Shot placment everybody!!! lol:tongue:


----------



## gunner77 (Jan 24, 2009)

Rebel17 said:


> No, recoil doesnt bother me at all... ive shot a 270 and it wasnt bad... The reson i want to get a 223 is because it would be the gun that I can put in a tractor or truck and not reall have to worry about it much. I would not use this gun for just deer... we have alot of cyotes and smaller game that would be perfect for a .223


just because its a .223 doesnt mean the gun is smaller in size u could carry my 3006 bolt gun just as easy, when it comes to the .223 good luck tracking ur wounded deer.


----------



## Rebel17 (Aug 23, 2011)

Agian.....................................................................Shot Placement!!!


----------



## allensfoto (Nov 19, 2010)

I will probably catch heck for this post but.. here goes.. i have killed most of my deer with a ruger mini14 .223 cal.. i love it because it is fast, and flat, and compact.. however a twig will deflect the bullet . so shooting lane and shot placement are so very important but if your in a field it wont matter. i shoot mostof my deer in the neck.. 1. it damages no meat except the neck.. they don't run and it's quick and clean.. all this being said if i hunt on my property near my home it is very dense woods and i go with my 30-30.. my .223 is one of the most fun gun i have to shoot .. i love picking off yotes at long distance.. depending on your tractor i mounted a 4wheeler gun rack on the finder of mine ant the ruger fit great.. and was easy to access..


----------



## jrr051468 (Oct 14, 2011)

There is nothing wrong with using a 223 for deer IF you accept it's limitations. Bullet choice and effective range are both much more limited as opposed to other larger, maybe more suitable calibers. As a former 12 year SWAT sniper, I used and tested both the 223 and 308 extensively. 

To me, your most important decision will be bullet selection. You should only consider bullets weights of 55 grs or higher. The 60 gr Nosler partition at about 3100 fps will kill anything you point it at. As it hits and begins to penetrate, the nose section will expand and shed off of the main body as "shrapnel" causing massive internal damage due to the tempory wound channel caused by hydrostatic shock and tissue damage caused by the multiple small particles of lead. The rear main part of it will do as designed and continue to penetrate for 10-12 inches causing deep tissue damage due to the continuation of the permanent wound channel. The other most highly recommended bullets are the 55 gr Trophy Bonded loaded by Federal, the 64 gr Power point loaded by Wichester and the Barnes X bullet of any weight (55, 60). These bullets are actually designed for deer sized game and will hold together well and penetrate. 

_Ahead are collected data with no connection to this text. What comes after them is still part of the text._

class Conv(Layer):

    def __init__(self, ps, scope, cin, cout, k, init, trainable=True, weight_decay=0.0,
                 activation=None, fc=False, rate=1):
        super().__init__()
        self.ps, self.scope, self.k, self.trainable, self.activation = ps, scope, k, trainable, activation
        self.rate = rate
        shape = (cin, cout) if fc else (k, k, cin, cout)
        self.fc = fc
        self.w = ps.add(scope + "/weights", shape, init, trainable, weight_decay)
        self.b = ps.add(scope + "/biases", (cout,), ("zeros",), trainable)
        self.cin, self.cout = cin, cout

    def _w4(self):
        w = self.ps.value(self.w.name)
        return w.view(1, 1, self.cin, self.cout) if self.fc else w

    def geometry(self):
        return (self.k, self.k, self.cin, self.cout), 1, self.rate, "SAME"

    def forward(self, x):
        x4 = x.view(x.shape[0], 1, 1, self.cin) if self.fc else x
        epi = ops.EPI_BIAS | act_epilogue(self.activation)
        y = ops.conv2d_fwd(self.desc(x4.shape), x4, self._w4(), self.ps.value(self.b.name), None, epi,
                           xf_cache=self.ps.filter_cache)
        return y.view(x.shape[0], self.cout) if self.fc else y

    def wgrad(self, x, g):
        if not self.trainable:
            return
        x4 = x.view(x.shape[0], 1, 1, self.cin) if self.fc else x
        g4 = g.view(g.shape[0], 1, 1, self.cout) if self.fc else g
        gw = self.ps.grad(self.w.name)
        ops.conv2d_wgrad(self.desc(x4.shape), x4, g4, gw.view(self.k, self.k, self.cin, self.cout),
                         dbias=self.ps.grad(self.b.name), beta=1.0)
        self.ps.grad_ready(self.w, self.b)

    def dgrad(self, x_shape, g, residual=None, mask_ref=None, out=None, accum=False, mask6=False):
        x4s = (x_shape[0], 1, 1, self.cin) if self.fc else tuple(x_shape)
        g4 = g.view(g.shape[0], 1, 1, self.cout) if self.fc else g
        dx = ops.conv2d_dgrad(self.desc(x4s), g4, self._w4(), residual, mask_ref,
                              dgrad_epilogue(residual, accum, mask_ref, mask6), out=out, xf_cache=self.ps.filter_cache)
        return dx.view(x_shape) if self.fc else dx


DROPOUT_SEED_SALT = 0x6D2B79F5


def dropout_stream(step, slot):
    return (((int(step) & 0xFFFFFF) << 8) | (int(slot) & 0xFF)) & 0xFFFFFFFF


class FCStack:

    def __init__(self, ps, scopes, cin, widths, init, trainable, weight_decay, activation="relu", keep_prob=None,
                 slot0=0):
        if activation not in ("relu", None):
            raise ValueError("fully connected stacks support RELU or NONE activations, got %r" % (activation,))
        self.layers, self.activation = [], activation
        for scope, cout in zip(scopes, widths):
            self.layers.append(Conv(ps, scope, cin, cout, 1, init, trainable, weight_decay, activation=activation, fc=True))
            cin = cout
        self.cout = cin
        self.keep_prob = None if (keep_prob is None or keep_prob >= 1.0) else float(keep_prob)
        self.slot0 = slot0

    def forward(self, x, training, seed, step):
        ctx = []
        for i, l in enumerate(self.layers):
            a = l.forward(x)
            drop = training and self.keep_prob is not None
            dseed = (int(seed) ^ DROPOUT_SEED_SALT) & 0xFFFFFFFF
            y = ops.dropout(a, self.keep_prob, dseed, dropout_stream(step, self.slot0 + i)) if drop else a
            ctx.append((x, a, (dseed, dropout_stream(step, self.slot0 + i)) if drop else None))
            x = y
        return x, ctx

    def backward(self, ctx, g, need_input_grad=True):
        for i in range(len(self.layers) - 1, -1, -1):
            l = self.layers[i]
            x, a, drop = ctx[i]
            if drop is not None:
                g = ops.dropout(g, self.keep_prob, drop[0], drop[1])
            if self.activation == "relu":
                g = ops.relu_bwd(a, g)
            l.wgrad(x, g)
            if i == 0 and not need_input_grad:
                return None
            g = l.dgrad(x.shape, g)
        return g
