## Overlap Lanczos start block on side stream and pack small device-host transfers

Launches the random Lanczos start block on a separate non-blocking stream before the affinity refinement, then joins it before the eigen solve so that work overlaps the front stages. The scaling-vector kernel now folds the finite check and chain-flag clearing into a last-block-arrives reduction, which removes a separate check kernel. T, G, flags and theta are packed into contiguous buffers so each Rayleigh-Ritz check needs one host copy instead of several. K-means labels and info are read back with one pinned copy, and some timing events are reused instead of recorded again. The cost is extra stream and event management, and there is a risk of races if the start-ahead state is misused.

```diff
diff --git a/spectralcluster_amd/csrc/api.hip b/spectralcluster_amd/csrc/api.hip
--- a/spectralcluster_amd/csrc/api.hip
+++ b/spectralcluster_amd/csrc/api.hip
@@ -83,20 +83,25 @@
   SC_TRY(grow(h, h->W, (size_t)n * kEigBlock * sizeof(double)));
   SC_TRY(grow(h, h->partial, std::max((size_t)kProjBlocks * kLdq * kEigBlock,
                                        lz_partial_doubles(n)) * sizeof(double)));
-  SC_TRY(grow(h, h->T, (size_t)kLdq * kLdq * sizeof(double)));
-  SC_TRY(grow(h, h->Y, (size_t)kLdq * kLdq * sizeof(double)));
+  if (!h->rrpack.p) {
+    SC_TRY(grow(h, h->rrpack, kRrPackDoubles * sizeof(double)));
+    SC_TRY(grow(h, h->rypack, kRyPackDoubles * sizeof(double)));
+    double* rr = ptr<double>(h->rrpack);
+    double* ry = ptr<double>(h->rypack);
+    h->G = DevBuf{rr, 256 * sizeof(double)};
+    h->flags = DevBuf{rr + kRrFlagsAt, 16 * sizeof(int)};
+    h->T = DevBuf{rr + kRrTAt, (size_t)kLdq * kLdq * sizeof(double)};
+    h->theta = DevBuf{ry, kLdq * sizeof(double)};
+    h->Y = DevBuf{ry + kRyYAt, (size_t)kLdq * kLdq * sizeof(double)};
+    SC_HIP(h, hipMemsetAsync(h->flags.p, 0, (kRrTAt - kRrFlagsAt) * sizeof(double), h->stream));
+    SC_HIP(h, hipStreamSynchronize(h->stream));
+  }
   SC_TRY(grow(h, h->Yt, (size_t)kLdq * kLdq * sizeof(double)));
-  SC_TRY(grow(h, h->theta, kLdq * sizeof(double)));
   SC_TRY(grow(h, h->resid, kLdq * sizeof(double)));
-  SC_TRY(grow(h, h->G, 256 * sizeof(double)));
   SC_TRY(grow(h, h->Rinv, 256 * sizeof(double)));
   SC_TRY(grow(h, h->Hbuf, (size_t)kLdq * kEigBlock * sizeof(double)));
   SC_TRY(grow(h, h->hsq, 16 * sizeof(double)));
   SC_TRY(grow(h, h->colnorm, (size_t)kProjBlocks * kMaxVectors * sizeof(double)));
-  if (h->flags.bytes < 16 * sizeof(int)) {
-    SC_TRY(grow(h, h->flags, 16 * sizeof(int)));
-    SC_HIP(h, hipMemsetAsync(h->flags.p, 0, 16 * sizeof(int), h->stream));
-  }
   SC_TRY(grow(h, h->mvsym, matvec_sym_workspace_doubles(n) * sizeof(double)));
   SC_TRY(ensure_vectors(h, n, kMaxCols));
   return SC_OK;
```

Absolutely NO ballistic tip, hollow point or varmint tip bullets qualify as a deer bullets. You will get lucky with a varmint bullet sometimes or get away with shooting a small deer or two with it, but you will get that shot one day where you will punch a good sized buck in the shoulder with one and only get 2-3 inch of penetration and an explosive shallow wound. You will regret not going with a solidly designed bullet

Limitations on range are your responsiblity. My personnal limits would not exceed 200 yds. Even with a properly constructed bullet, bullet weight and energy levels are only half that of better deer rounds like the fantastic old 270...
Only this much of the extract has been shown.